AIM OF THE EXERCISE: Pick out each line below containing "sqrt".
*** EXTRACTED INFORMATION
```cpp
template <int BM, int BN, int NST, int WM, int NP, int BPC, bool F16 = false>
__global__ __launch_bounds__(256 * WM, BPC * WM)
void igemm_dma_lw_kernel(const IgemmK p) {
    constexpr int WN = 2, NW = WM * WN;
    constexpr int MT = BM / (32 * WM), NT = BN / 64;
    constexpr int STG = dma_stage_slots(BM, BN, NP);
    constexpr int PB = 64 * NP;
    constexpr int RA = BM / (16 * NW);
    constexpr int NB = 4 * NP * (BN / 64) / NW;
    constexpr int D = NP * RA + NB;
    constexpr int NPROD = NP == 3 ? 6 : 3;
    static_assert(NP == 2 || NP == 3, "2 or 3 parts");
    static_assert(BM % (16 * NW) == 0 && (4 * NP * (BN / 64)) % NW == 0, "DMA chunks must divide among the loader waves");
    static_assert(NST >= 2 && NST <= 8 && (NST - 1) * D <= 63, "ring depth / vmcnt range");
    static_assert(NW * 32 * (NT * 32 + 4) * 4 <= NST * STG * 16, "epilogue staging must fit the ring");
    __shared__ u32x4 smem[NST * STG];

    const aldm_igemm_desc& d = p.d;
    const int lane = threadIdx.x & 63;
    const int wave_all = __builtin_amdgcn_readfirstlane(threadIdx.x >> 6);
// ... 105 lines not shown
                    t_kw = 0;
                    ++t_kh;
                }
                set_tap();
            }
        };
        auto wait_tiles = [&](int n) {
            constexpr int MX = NST - 1;
            if (n <= 0) wait_vmcnt<0>();
            else if (n == 1) wait_vmcnt<D>();
            else if (n == 2) wait_vmcnt<(MX >= 2 ? 2 : MX) * D>();
            else if (n == 3) wait_vmcnt<(MX >= 3 ? 3 : MX) * D>();
            else if (n == 4) wait_vmcnt<(MX >= 4 ? 4 : MX) * D>();
            else if (n == 5) wait_vmcnt<(MX >= 5 ? 5 : MX) * D>();
            else wait_vmcnt<(MX >= 6 ? 6 : MX) * D>();
        };
#pragma unroll
        for (int s = 0; s < NST; ++s)
            if (s < nk) issue(s);
        wait_tiles(min(nk, NST) - 1);
        __builtin_amdgcn_s_barrier();
        int st = 0, t = 0;
        for (; t + NST < nk; ++t) {
            wait_vmcnt<(NST - 2) * D>();
            __builtin_amdgcn_s_barrier();
            issue(st);
            st = st + 1 == NST ? 0 : st + 1;
        }
        for (; t + 1 < nk; ++t) {
            wait_tiles(min(NST - 2, nk - 2 - t));
            __builtin_amdgcn_s_barrier();
        }
        __builtin_amdgcn_s_barrier();
        return;
    }

    struct Frag {
        bf16x8 a[MT][NP], b[NT][NP];
    };
    const int a_sw = (l31 >> 2) & 3;
    auto read_frags = [&](Frag& f, int st, int step) {
        const u32x4* sa = &smem[st * STG];
        const int o = 2 * step + lh;
#pragma unroll
        for (int i = 0; i < MT; ++i) {
            const int row = (wm * MT + i) * 32 + l31;
#pragma unroll
            for (int q = 0; q < NP; ++q)
                f.a[i][q] = __builtin_bit_cast(bf16x8, sa[((row >> 4) * NP + q) * 64 + (row & 15) * 4 + (o ^ a_sw)]);
        }
#pragma unroll
        for (int j = 0; j < NT; ++j)
#pragma unroll
            for (int q = 0; q < NP; ++q)
                f.b[j][q] = __builtin_bit_cast(bf16x8, sa[BM * 4 * NP + (o * NP + q) * BN + (wn * NT + j) * 32 + l31]);
    };
    f32x16 acc[MT][NT];
#pragma unroll
    for (int i = 0; i < MT; ++i)
#pragma unroll
        for (int j = 0; j < NT; ++j)
#pragma unroll
            for (int e = 0; e < 16; ++e) acc[i][j][e] = 0.f;
    auto mma_frags = [&](const Frag& f) {
        constexpr int PA_[6] = {NP == 3 ? 0 : 1, NP == 3 ? 2 : 0, NP == 3 ? 1 : 0, 0, 1, 0};
        constexpr int PB_[6] = {NP == 3 ? 2 : 0, NP == 3 ? 0 : 1, NP == 3 ? 1 : 0, 1, 0, 0};
// ... 46 lines not shown
```

audioldm2_amd/csrc/igemm_dma_os.h:

```cpp
#pragma once
#include "igemm_dma.h"

#ifndef ALDM_OS_ABLATE
#define ALDM_OS_ABLATE 0
#endif

#ifndef ALDM_OS_GEGLU_PACK
#define ALDM_OS_GEGLU_PACK 1
#endif

namespace aldm {

constexpr int os_stage_slots(int KT, int NP) { return KT * 128 * NP; }
constexpr int OS_EPI_SLOTS = 512;
constexpr int os_lds_bytes(int KT, int NST, int NP) { return (NST * os_stage_slots(KT, NP) + OS_EPI_SLOTS) * 16; }

enum { OS_EPI_PLAIN = 0, OS_EPI_GEGLU = 1, OS_EPI_QKV = 2 };

template <int KT, int NST, int NP, int EPI, int NPO = NP, bool F16 = false, bool FO = false>
__global__ __launch_bounds__(512, 2)
void igemm_dma_os_kernel(const IgemmK p) {
    constexpr int STG = os_stage_slots(KT, NP);
    constexpr int PB = 64 * NP;
    constexpr int NPROD = NP == 3 ? 6 : 3;
// ... 256 lines not shown
#pragma unroll
                for (int rt = 0; rt < 2; ++rt)
#pragma unroll
                    for (int q = 0; q < NP; ++q)
                        af[kn & 1][rt][q] = __builtin_bit_cast(bf16x8, sa[kn * 128 * NP + (rt * NP + q) * 64 + foff]);
                __builtin_amdgcn_sched_barrier(0);
            }
            if (!(ALDM_OS_ABLATE & 2)) {
#pragma unroll
                for (int q = 1; q < NPROD; ++q)
#pragma unroll
                    for (int rt = 0; rt < 2; ++rt)
                        acc[rt] = mfma16(af[kt & 1][rt][PA_[q]], bw[kt][PB_[q]], acc[rt]);
            } else {
#pragma unroll
                for (int rt = 0; rt < 2; ++rt)
#pragma unroll
                    for (int q = 0; q < NP; ++q) asm volatile("" ::"v"(af[kt & 1][rt][q]), "v"(bw[kt][q]));
            }
            __builtin_amdgcn_sched_barrier(0);
        }
        if constexpr (F16) {
            acc[0] *= d.acc_scale;
            acc[1] *= d.acc_scale;
        }
        if (t + 1 < nstg) {
            if (more) wait_vmcnt<(NST - 2) * ND>();
            else wait_vmcnt<0>();
        }
        if (!late) epilogue(t);
        __builtin_amdgcn_s_barrier();
    }
    if (late) epilogue(nstg - 1);
}

}
```

audioldm2_amd/csrc/igemm_epilogue.h:

```cpp
#pragma once
#include "common.h"

#ifndef ALDM_DMA_ABLATE
#define ALDM_DMA_ABLATE 0
#endif

namespace aldm {

struct IgemmK {
    aldm_igemm_desc d;
    int Cin, M, OHW, HV, WV, shh, shw, Kg, Npad, tiles_m, tiles_n;
    int splits, kt_per_split;
    int kgroups;
    int rb_ld;
    int bx;
    int pre;
    int dma;
    int nst;
    int ws;
    int ws_blocks;
    int os_rows;
};

enum { PRE_NONE = 0, PRE_AFFINE = 1, PRE_AFFINE_SILU = 2, PRE_LRELU = 3, PRE_GENERIC = 4 };

using bf16x8 = __bf16 __attribute__((ext_vector_type(8)));
using u32x2 = unsigned __attribute__((ext_vector_type(2)));
using u32x4 = unsigned __attribute__((ext_vector_type(4)));
__device__ __forceinline__ unsigned hi16_pair(unsigned a, unsigned b) { return __builtin_amdgcn_perm(b, a, 0x07060302u); }

constexpr int SPLIT_BLOCK_BYTES = 192;

__device__ __forceinline__ unsigned bf16_rn_bits(float x) {
    const unsigned u = __builtin_bit_cast(unsigned, x);
    return (u + 0x7FFFu + ((u >> 16) & 1u)) & 0xFFFF0000u;
}

__device__ __forceinline__ void split4(const f32x4 v, u32x2 (&part)[3]) {
    unsigned u0[4], u1[4], u2[4];
#pragma unroll
    for (int c = 0; c < 4; ++c) {
        const float x = v[c];
        u0[c] = __builtin_bit_cast(unsigned, x);
        const float r1 = x - __builtin_bit_cast(float, u0[c] & 0xFFFF0000u);
        u1[c] = __builtin_bit_cast(unsigned, r1);
        const float r2 = r1 - __builtin_bit_cast(float, u1[c] & 0xFFFF0000u);
        u2[c] = __builtin_bit_cast(unsigned, r2);
    }
    part[0] = u32x2{hi16_pair(u0[0], u0[1]), hi16_pair(u0[2], u0[3])};
    part[1] = u32x2{hi16_pair(u1[0], u1[1]), hi16_pair(u1[2], u1[3])};
    part[2] = u32x2{hi16_pair(u2[0], u2[1]), hi16_pair(u2[2], u2[3])};
}

using bf16x4 = __bf16 __attribute__((ext_vector_type(4)));
__device__ __forceinline__ void split4_rn2(const f32x4 v, u32x2 (&part)[3]) {
// ... 325 lines not shown
```

audioldm2_amd/ddim.py:

```python
from __future__ import annotations

import gc
import os

import numpy as np
import torch

from . import ops


def make_ddim_timesteps(ddim_discr_method, num_ddim_timesteps, num_ddpm_timesteps, verbose=True):
    if ddim_discr_method == "uniform":
        c = num_ddpm_timesteps // num_ddim_timesteps
        ddim_timesteps = np.asarray(list(range(0, num_ddpm_timesteps, c)))
    elif ddim_discr_method == "quad":
        ddim_timesteps = ((np.linspace(0, np.sqrt(num_ddpm_timesteps * 0.8), num_ddim_timesteps)) ** 2).astype(int)
    else:
        raise NotImplementedError(f'There is no ddim discretization method called "{ddim_discr_method}"')
    return ddim_timesteps + 1


def make_ddim_sampling_parameters(alphacums, ddim_timesteps, eta, verbose=True):
    alphas = alphacums[ddim_timesteps]
    alphas_prev = np.asarray([alphacums[0]] + alphacums[ddim_timesteps[:-1]].tolist())
    sigmas = eta * np.sqrt((1 - alphas_prev) / (1 - alphas) * (1 - alphas / alphas_prev))
    return torch.as_tensor(np.asarray(sigmas, dtype=np.float64)), alphas, alphas_prev


class GraphStepper:

    def __init__(self, fn, use_graph=True):
        self.fn, self.use_graph, self.calls, self.graph = fn, use_graph, 0, None

    def __call__(self):
        if self.use_graph and self.calls >= 1:
            if self.graph is None:
                g = torch.cuda.CUDAGraph()
                torch.cuda.synchronize()
                gc.collect()
                gc_was_on = gc.isenabled()
                gc.disable()
                try:
                    with torch.cuda.graph(g, capture_error_mode="thread_local"):
                        self.fn()
                    self.graph = g
                except RuntimeError as e:
                    import sys
                    print(f"[audioldm2_amd] HIP graph capture failed ({e}); continuing without a graph",
                          file=sys.stderr, flush=True)
                    self.use_graph = False
                    torch.cuda.synchronize()
                    if gc_was_on:
                        gc.enable()
                    self.fn()
                    self.calls += 1
                    return
                finally:
                    if gc_was_on:
                        gc.enable()
            self.graph.replay()
        else:
            self.fn()
        self.calls += 1


def drop_graph_entries(cache: dict) -> None:
    for ent in list(cache.values()):
        rs = ent.get("run_step")
        if rs is not None:
            rs.fn = None
            rs.graph = None
        ent.clear()
    cache.clear()


class _NoiseFeed:

    def __init__(self, draw, steps, shape, with_mask, temperature, dev, chunk=8, mask_first=True, noise_buf=None,
                 qnoise_buf=None, threaded=None):
        import threading
        self.draw, self.steps, self.with_mask, self.temperature = draw, steps, with_mask, temperature
        self.mask_first = mask_first
        self.bounds = [0, min(1, steps)]
        while self.bounds[-1] < steps:
            self.bounds.append(min(steps, self.bounds[-1] + chunk))
        self.chunk = chunk
        self.noise = noise_buf if noise_buf is not None else torch.empty((steps,) + tuple(shape), device=dev,
                                                                         dtype=torch.float32)
        assert self.noise.shape == (steps,) + tuple(shape)
        self.qnoise = (qnoise_buf if qnoise_buf is not None else torch.empty_like(self.noise)) if with_mask else None
        nbuf = 3
        self.pin = [torch.empty((chunk,) + tuple(shape)).pin_memory() for _ in range(nbuf)]
        self.qpin = [torch.empty((chunk,) + tuple(shape)).pin_memory() for _ in range(nbuf)] if with_mask else None
        self.stream = torch.cuda.Stream(device=dev)
        self.stream.wait_stream(torch.cuda.current_stream())
        self.noise.record_stream(self.stream)
        if self.qnoise is not None:
            self.qnoise.record_stream(self.stream)
        self.events = {}
# ... 232 lines not shown
            drop_graph_entries(unet._graph_cache)
            ent = None
        if ent is not None:
            for dst, src in zip(ent["prepared"]["ctxs"] + ent["prepared"]["masks"],
                                prepared["ctxs"] + prepared["masks"]):
                dst.copy_(src)
            if prepared["y"] is not None:
                ent["prepared"]["y"].copy_(prepared["y"])
            unet.refresh_context_kv(ent["kv"])
            ent["x_cur"].copy_(img)
            ent["coef_all"].copy_(coef)
            ent["t_tab"].copy_(t_tab)
        else:
            ent = {"x_cur": img.clone(), "pred_x0": torch.empty_like(img), "t_cur": t_tab[0].clone(),
                   "step_idx": torch.zeros(1, device=dev, dtype=torch.int32), "coef_all": coef.clone(), "t_tab": t_tab.clone(),
                   "noise_all": torch.empty((total_steps,) + tuple(shape), device=dev, dtype=torch.float32),
                   "prepared": prepared}

            def step(e=ent):
                x_c = e["x_cur"]
                if use_cfg:
                    if cfg_fused:
                        eps = self.model.apply_model_cfg(x_c, e["t_cur"], cond, unconditional_conditioning,
                                                         prepared=e["prepared"])
                    else:
                        tl = e["t_cur"][:b].long()
                        e_u = self.model.apply_model(x_c, tl, unconditional_conditioning)
                        e_c = self.model.apply_model(x_c, tl, cond)
                        eps = torch.stack([e_u, e_c]).contiguous()
                else:
                    eps = self.model.apply_model(x_c, e["t_cur"][:b].long(), cond).contiguous()
                ops.ddim_step_indexed(x_c, eps, e["noise_all"], e["coef_all"], e["step_idx"], e["pred_x0"])
                ops.step_advance(e["step_idx"], e["t_tab"], e["t_cur"])
            ent["run_step"] = GraphStepper(step, self.use_graph)
            if can_cache:
                drop_graph_entries(unet._graph_cache)
                unet._graph_cache[key] = ent
        ent["step_idx"].zero_()
        ent["t_cur"].copy_(ent["t_tab"][0])
        x_cur, pred_x0 = ent["x_cur"], ent["pred_x0"]
        cb_rng = any(getattr(f, "uses_rng", True) for f in (callback, img_callback) if f is not None)
        feed = _NoiseFeed(draw, total_steps, tuple(shape), mask is not None, temperature, dev, noise_buf=ent["noise_all"],
                          **({"threaded": False, "chunk": 1} if cb_rng else {}))
        feed.produce_next()
        qn = feed.qnoise
        run_step = ent["run_step"]
        intermediates = {"x_inter": [img], "pred_x0": [img]}
        try:
            for i, step_t in enumerate(time_range):
                index = total_steps - i - 1
                opens_chunk = feed.wait(i)
                if mask is not None:
                    ops.inpaint_blend(x_cur, x0_d, qn[i], mask_d, blend_coef[i])
                run_step()
                if can_cache and ent.get("kv") is None:
                    ent["kv"] = unet.collect_context_kv(ent["prepared"]["ctxs"])
                if opens_chunk and not cb_rng:
                    feed.produce_next()
                if callback:
                    callback(i)
                if img_callback:
                    img_callback(pred_x0, i)
                if index % log_every_t == 0 or index == total_steps - 1:
                    intermediates["x_inter"].append(x_cur.clone())
                    intermediates["pred_x0"].append(pred_x0.clone())
        finally:
            feed.close()
# ... 63 lines not shown
```
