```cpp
int ucd_abn_finalize(const float* sums, const float* kshift, float count, int C, const float* weight,
                     float* running_mean, float* running_var, float momentum, float eps, float* mean, float* invstd,
                     float* scale, int flags, ucd_stream_t stream) {
  static const char* fn = "ucd_abn_finalize";
  UCD_REQUIRE(sums && mean && invstd && scale && C > 0 && count > 0.f, UCD_EINVAL, "%s: bad arguments", fn);
  FinalizeArgs fin{kshift, weight, running_mean, running_var, mean, invstd, scale, count, momentum, eps, nullptr,
                   (flags & UCD_NORM_ABS_GAMMA) != 0};
  abn_finalize_kernel<<<ceil_div(C, 256), 256, 0, (hipStream_t)stream>>>(sums, C, fin);
  return check_launch(fn);
}

int ucd_abn_eval_params(const float* weight, const float* running_var, float eps, int C, float* invstd, float* scale,
                        int flags, ucd_stream_t stream) {
  static const char* fn = "ucd_abn_eval_params";
  UCD_REQUIRE(running_var && invstd && scale && C > 0, UCD_EINVAL, "%s: bad arguments", fn);
  abn_eval_params_kernel<<<ceil_div(C, 256), 256, 0, (hipStream_t)stream>>>(weight, running_var, eps, C, invstd, scale,
                                                                            (flags & UCD_NORM_ABS_GAMMA) != 0);
  return check_launch(fn);
}

int ucd_abn_apply(const void* x, int ld_x, void* y, int ld_y, const void* residual, int ld_r, int dtype, int M, int C,
                  const float* plane_bias, int HW, const float* mean, const float* scale, const float* shift, int act,
                  float slope, ucd_stream_t stream) {
  static const char* fn = "ucd_abn_apply";
  UCD_TRY(check_common(fn, dtype, M, C, act));
  UCD_TRY(check_act_tensor(fn, "x", x, ld_x, dtype, C, false));
  UCD_TRY(check_act_tensor(fn, "y", y, ld_y, dtype, C, false));
  UCD_TRY(check_act_tensor(fn, "residual", residual, ld_r, dtype, C, true));
  UCD_REQUIRE(mean && scale, UCD_EINVAL, "%s: mean/scale is NULL", fn);
  UCD_REQUIRE(!plane_bias || HW > 0, UCD_EINVAL, "%s: plane_bias needs HW > 0", fn);
  hipStream_t s = (hipStream_t)stream;
  const int a = act & UCD_ACT_MASK;
  const Geom g = geom_for(dtype, M, C, 4);
  dispatch_form(
      dtype, a, plane_bias,
      [&](auto t, auto ELU, auto PB, auto RES) {
        typedef decltype(t) T;
        abn_apply_kernel<T, UCD_FLAG(ELU), UCD_FLAG(PB), UCD_FLAG(RES), false><<<dim3(g.gx, g.gy), kBlock, 0, s>>>(
            (const T*)x, ld_x, (T*)y, ld_y, (const T*)residual, ld_r, M, C, plane_bias, HW, mean, scale, shift, kernel_slope(a, slope),
            g.TX, g.TY, g.rows_per_band, ApplyFin{});
      },
      residual != nullptr);
  return check_launch(fn);
// ... 332 lines not shown
```

Baseline: 846.5.

## Double-buffer row loads and overlap replica reductions with first data prefetch

Adds a double-buffered row walker that issues loads for the next four rows before consuming the current four, and uses it in the backward stats kernel. The apply and backward-apply kernels now issue their first row loads while the cross-replica sum reduction is in flight. The two replica reductions in the backward kernel are fused into one pass. The aim is to hide global memory latency in these bandwidth-bound BN/ABN kernels, at the cost of more registers per thread and possibly lower occupancy.

```diff
diff --git a/ucd_amd/csrc/abn.hip b/ucd_amd/csrc/abn.hip
--- a/ucd_amd/csrc/abn.hip
+++ b/ucd_amd/csrc/abn.hip
@@ -62,8 +62,47 @@
 #pragma unroll
   for (int u = 0; u < 4; ++u) use(q[u], r + u * TY);
 }
+template <typename Row>
+struct Head { Row a[4], b[4]; };
+template <typename Row, typename First, typename Second>
+__device__ __forceinline__ void request_head(Head<Row>& h, int r, int r_end, int TY, First first, Second second) {
+#pragma unroll
+  for (int u = 0; u < 4; ++u) if (r + u * TY < r_end) first(h.a[u], r + u * TY);
+#pragma unroll
+  for (int u = 0; u < 4; ++u) if (r + u * TY < r_end) second(h.a[u], r + u * TY);
+}
 template <typename Row, typename First, typename Second, typename Use>
+__device__ __forceinline__ void walk_from_head(Head<Row>& h, int r, int r_end, int TY, First first, Second second, Use use) {
+  if (r + 3 * TY >= r_end) {
+#pragma unroll
+    for (int u = 0; u < 4; ++u) if (r + u * TY < r_end) use(h.a[u], r + u * TY);
+    return;
+  }
+  for (;;) {
+    if (r + 7 * TY >= r_end) { use4(h.a, r, TY, use); r += 4 * TY; break; }
+    request4(h.b, r + 4 * TY, TY, first, second);
+    use4(h.a, r, TY, use);
+    r += 4 * TY;
+    if (r + 7 * TY >= r_end) { use4(h.b, r, TY, use); r += 4 * TY; break; }
+    request4(h.a, r + 4 * TY, TY, first, second);
+    use4(h.b, r, TY, use);
+    r += 4 * TY;
+  }
+  for (; r < r_end; r += TY) {
+    Row q;
+    first(q, r);
+    second(q, r);
+    use(q, r);
+  }
+}
+template <bool PIPE, typename Row, typename First, typename Second, typename Use>
 __device__ __forceinline__ void walk_band(int r, int r_end, int TY, First first, Second second, Use use) {
+  if (PIPE) {
+    Head<Row> h;
+    request_head(h, r, r_end, TY, first, second);
+    walk_from_head(h, r, r_end, TY, first, second, use);
+    return;
+  }
   for (; r + 3 * TY < r_end; r += 4 * TY) {
     Row q[4];
     request4(q, r, TY, first, second);
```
******
THE ANSWER:
        ddim_timesteps = ((np.linspace(0, np.sqrt(num_ddpm_timesteps * 0.8), num_ddim_timesteps)) ** 2).astype(int)
    sigmas = eta * np.sqrt((1 - alphas_prev) / (1 - alphas) * (1 - alphas / alphas_prev))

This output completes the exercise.